Will handed the book to Sam. Their fingers touched, and Will felt a chill. The good kind, not the creepy kind he got from so many men.
 

Sam led him to the fiction section and picked out a book,
The Sins of the Fathers.
“You’ll love it,” Sam said. “Maybe?”

Will smiled, “Maybe.”

They met for coffee a week later so Sam could rave about cummings. Will read his book cover to cover, then picked up the next in the series. “Pretty damned good,” he said. “I’ve never been much of a fiction guy, save for some old science fiction stuff back when I was young. But I liked it; thank you.”

Will hadn’t thought he’d like crime fiction. And he hadn’t thought he’d like a long-term relationship. He was happily wrong on both accounts.

The coffee turned to dinner, turned to six years later, turned to now — Will standing in the ICU, watching his love leave the world of the living.

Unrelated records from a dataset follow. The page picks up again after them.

size_t wgrad_fft_scratch_bytes(int NY, int NX, int Cin, int Cout);
hipError_t wgrad_fft(const void* xs, const void* zs, void* scratch, const float* w, float lmbd, float* dw, int ks, int NY, int NX, int B, int MTx, int MTz, int Cin,
                     int ldz, int Cout, hipStream_t st, int np = 3, const float* tmax_x = nullptr, const float* tmax_z = nullptr, int H = 0);
hipError_t pad_channels_f32(const float* in, int ldi, float* out, int ldo, size_t N, hipStream_t st);
hipError_t window_gather_f32(const float* map, float* win, int B, int H, int W, int C, int WS, int TY, int TX, int valid_only, hipStream_t st);
hipError_t window_scatter_f32(const float* val, float* map, int B, int H, int W, int C, int WS, int TY, int TX, hipStream_t st);
bool conv_fft_fusable(const ConvArgs& a, int ks, int ks_next);
size_t conv_fft_handover_bytes(const ConvArgs& a, int ks);

int cgemm_split_mtile(int np, int B, int Cout);
int cgemm_split_ntile(int np, int Cout);
int cgemm_split_parts(int np);
size_t cgemm_split_w_bytes(int np, int F, int Cin, int Cout);
float cgemm_split_y16_shift(int Cin);
hipError_t cgemm_split(const void* xs, const void* ws, void* y, int np, int F, int B, int Cin, int Cout, int ldy, hipStream_t st, float y16_shift = 0.f);

bool conv5_strip_bf16_supported(const ConvArgs& a, int ks);
hipError_t conv5_strip_bf16(const ConvArgs& a, hipStream_t st);

bool conv_kxfold_bf16_supported(const ConvArgs& a, int ks);
size_t conv_kxfold_weight_bytes(int Cin);
hipError_t pack_weights_kxfold(const float* w_hwio, void* wp, int Cin, hipStream_t st);
hipError_t conv_kxfold_bf16(const ConvArgs& a, hipStream_t st);

int conv_igemm_bf16_bn(int Cout, int ks);
hipError_t conv_igemm_bf16(const ConvArgs& a, int ks, bool out_f32, hipStream_t st);
hipError_t pack_weights_bf16(const float* w_hwio, void* wp, int ks, int Cin, int Cout, int CoutP, hipStream_t st);

bool conv_strip_bf16_supported(const ConvArgs& a, int ks);
hipError_t conv_strip_bf16(const ConvArgs& a, hipStream_t st);

hipError_t conv1_5x5s2(const float* x, const float* w, const float* bias, const float* scale, const float* shift,
                       void* out, bool out_bf16, int B, int H0, int W0, int sub, int Cout, hipStream_t st);

hipError_t pack_conv1_bf16(const float* w_hwio, void* wq, hipStream_t st);
hipError_t conv1_mfma_pool(const float* x, const void* wq, const float* bias, const float* scale, const float* shift,
                           void* out, int B, int H0, int W0, int sub, hipStream_t st);

hipError_t pack_conv1_f32(const float* w_hwio, float* wq, hipStream_t st);
size_t conv1_split_weight_bytes();
hipError_t pack_conv1_split(const float* w_hwio, void* wq, hipStream_t st);
hipError_t conv1_mfma_pool_split(const float* x, const void* wq, const float* bias, const float* scale, const float* shift, float* out,
                                 int B, int H0, int W0, int sub, hipStream_t st);
hipError_t conv1_mfma_pool_f32(const float* x, const float* wq, const float* bias, const float* scale, const float* shift, float* out,
                               int B, int H0, int W0, int sub, hipStream_t st);

hipError_t max_pool_2x2(const void* x, void* out, bool bf16, int B, int H, int W, int C, hipStream_t st);
hipError_t vpool_2x1_bf16(const void* x, void* out, int B, int H, int W, int C, hipStream_t st);
hipError_t resize_bilinear(const float* x, float* out, int B, int H, int W, int C, int OH, int OW, hipStream_t st);
hipError_t upsample_merge3(const void* x1, const void* x2, int H2, int W2, const void* x3, int H3, int W3,
                           void* out, bool bf16, int B, int H, int W, int C, hipStream_t st);
hipError_t upsample_merge3_planar(const void* x1, const void* x2, int H2, int W2, const void* x3, int H3, int W3,
                                  void* out, int B, int H, int W, int C, hipStream_t st);
hipError_t spatial_softmax(const float* in, float* out, int B, int HW, int K, hipStream_t st);
hipError_t argmax_coords(const float* hm, int32_t* coords, int B, int HW, int WW, int K, hipStream_t st);
hipError_t softmax_argmax(const float* logits, float* prob, int32_t* coords, int B, int HW, int WW, int K, hipStream_t st);
hipError_t bn_fold(const float* gamma, const float* beta, const float* mean, const float* var, float eps, float* scale, float* shift,
                   int n, hipStream_t st);

hipError_t sm_softplus5(const float* in, float* out, int64_t n, hipStream_t st);
hipError_t sm_softplus5_multi(const float* const* in, float* out, int P, int64_t n, hipStream_t st);
hipError_t sm_likelihood(const float* hm, int Ca, const float* extra, const float* bn_scale, const float* bn_shift, float* lik,
                         int B, int C, hipStream_t st, int extra_ld = 0);
hipError_t sm_pair_conv(const float* priors, const float* maps, const int* cond, float* cpre,
                        int B, int P, int C, hipStream_t st);
hipError_t sm_finish(const float* lik, const float* cpre, const float* spbias, float* logits,
                     int B, int K, int C, hipStream_t st);
hipError_t sm_resize_only(const float* cpre, float* out, int B, hipStream_t st);

hipError_t sm_pad_frame(const float* hm, int Ca, const float* extra, const float* sc, const float* sh, float* frame, int B, int C,
                        hipStream_t st, int extra_ld = 0);
hipError_t sm_spec_mul(const float2* lhat, const float2* phat, const int* cond, float2* spec, int B, int C, int P, hipStream_t st);
hipError_t sm_resize_frame(const float* cfull, float* out, int B, hipStream_t st);
hipError_t sm_fused_forward(const float* hm, int Ca, const float* extra, int extra_ld, const float* sc, const float* sh, const float2* phat_t,
                            const int* cond, const float* spbias, float2* lhat_t, float* logits, int B, int K, int C, hipStream_t st,
                            float* tsave, void* scratch, unsigned epoch);
size_t sm_fused_scratch_bytes();
hipError_t sm_fused_spectra(const float* hm, int Ca, const float* extra, int extra_ld, const float* sc, const float* sh, float2* lhat_t, int B, int C,
                            hipStream_t st);
hipError_t sm_lds_fwd_frames(const float* frames, float2* spec_t, int n, hipStream_t st);
hipError_t sm_lds_fwd_dframes(const float* G, const float* T, float2* dhat_t, int nb, int K, int P, hipStream_t st);
hipError_t sm_lds_inv_frames(const float2* spec_t, float* frames, int n, int r0, int nrows, float scale, hipStream_t st);

hipError_t window_resize(const float* src, int H, int W, int C, const int* windows_dev, int NW, float2* mm_scratch,
                         int OH, int OW, float* out, hipStream_t st);
hipError_t group_mean(const float* in, float* out, int n, int G, size_t M, hipStream_t st);

size_t augment_scratch_doubles(int B);
hipError_t augment_train(const float* x, const float* y, const float* params, int B, int H, int W, int hh, int hw, double* scratch,
                         float* x_out, float* y_out, hipStream_t st);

He touched Sam’s arm, hesitantly, afraid he might set off alarms, or cause Sam to die on the spot.

Sam’s eyes opened.

Will’s heart swelled.

The dream was wrong! Which means that . . .

No, don’t jinx this.

Sam’s eyes tried to surface through confusion, just like his tongue tried to get itself to talk. Maybe he finally realized that he was hooked to a ventilator; his eyes and tongue stopped trying at the same time.

“You’re in the hospital,” Will said softly, “But I’m here now. So is Trudy.”

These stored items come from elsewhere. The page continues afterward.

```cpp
__device__ __forceinline__ void screen_box(const float* lo, const float* hi, const float* Rb, const float* tb, const float* Rcurr, const float* tcurr,
                                           cf_cam intr, float distThres, int W, int H, int lane, int (&out)[4], float (&zout)[2])
{
    const float finf = __int_as_float(0x7f800000);
    zout[0] = -finf; zout[1] = finf;
    if (!(lo[0] <= hi[0])) { out[0] = 1; out[1] = 1; out[2] = 0; out[3] = 0; return; }
    const float m = distThres * 1.01f + 1e-3f;
    const float px = (lane & 1) ? hi[0] + 3.f : lo[0] - 3.f, py = (lane & 2) ? hi[1] + 3.f : lo[1] - 3.f;
    const float znear = lo[2] - m, pz = (lane & 4) ? hi[2] + m : znear;
    const float cx_ = (px - intr.cx) / intr.fx * pz, cy_ = (py - intr.cy) / intr.fy * pz;
    const float dx = (Rb[0] * cx_ + Rb[1] * cy_ + Rb[2] * pz + tb[0]) - tcurr[0];
    const float dy = (Rb[3] * cx_ + Rb[4] * cy_ + Rb[5] * pz + tb[1]) - tcurr[1];
    const float dz = (Rb[6] * cx_ + Rb[7] * cy_ + Rb[8] * pz + tb[2]) - tcurr[2];
// ... 121 lines not shown
    __shared__ unsigned long long totals[16];
    so3_pass(lastImage, nextImage, B, Ki, krlr.m, cols, rows, lds, totals, blockIdx.x, gridDim.x);
    if (threadIdx.x < 16) out16[threadIdx.x] = totals[threadIdx.x];
}

#ifdef CF_ABLATE
__device__ unsigned long long g_so3_trace[12][8];
#define OSTAMP(it, k) do { if (lead && by == 0 && threadIdx.x == 0) g_so3_trace[it][k] = wall_clock64(); } while (0)
#else
#define OSTAMP(it, k) do {} while (0)
#endif
__global__ void __launch_bounds__(256) so3_prealign_kernel(const TrackerStates ts, So3Sync* __restrict__ syncs, int do_so3,
                                                           int first_level, int gx, int so3_blocks, const RgbPrepBatch prep, int prep_bx)
{
    if ((int)blockIdx.x >= so3_blocks) {
        const int r = (int)blockIdx.x - so3_blocks, m = r / prep_bx;
        rgb_prep_body(prep.m[m], r - m * prep_bx);
        return;
    }
    const int by = (int)blockIdx.x / gx, bxx = (int)blockIdx.x - by * gx;
    OdomDev* const god = ts.dev[by];
    So3Sync* sync = syncs + by;
    __shared__ OdomDev s_od;
    __shared__ unsigned long long lds[16][16];
    __shared__ unsigned long long totals[16];
    __shared__ float s_basis[9], s_kinv[9], s_krlr[9];
    __shared__ int s_done;
    __shared__ double s_resultR[9];
    __shared__ double s_K[9], s_Kinv[9];
    __shared__ float s_Rlr[9];
    __shared__ float s_lastError, s_lastCount;
    __shared__ double s_lastResultR[9];
// ... 146 lines not shown
```

Measured before the change: 902.8.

Sam’s eyes filled with water. Will hoped he wasn’t feeling much pain.

“Don’t try to talk; you’re hooked up to a ventilator. I should probably get the doctor.”

Sam shook his head no, his eyes now tearing, and he spoke.

“Don’t, Will. I’m dying.”

Except he hadn’t spoken.

He was thinking. And Will was hearing it.

Will was certain he was imagining it, wanting to hear Sam speak to him, but no, Sam’s voice spoke again.

“I’m scared.”

Will turned to him, crying, “I’m scared, too.”

Will turned, and called out, “Nurse! Doctor!” Then Will hit the alarm beside the bed.

The monitor began to beep faster as alarms rang on the machines.

“What’s happening?” Will asked the staff rushing into the room.

“Sir, I’m gonna need you to wait outside,” a surgeon said. One of the nurses stepped in front of Will to push him away.

“Will? What’s happening?” Sam called out in his mind.

And then Will was outside the room, looking in through the window.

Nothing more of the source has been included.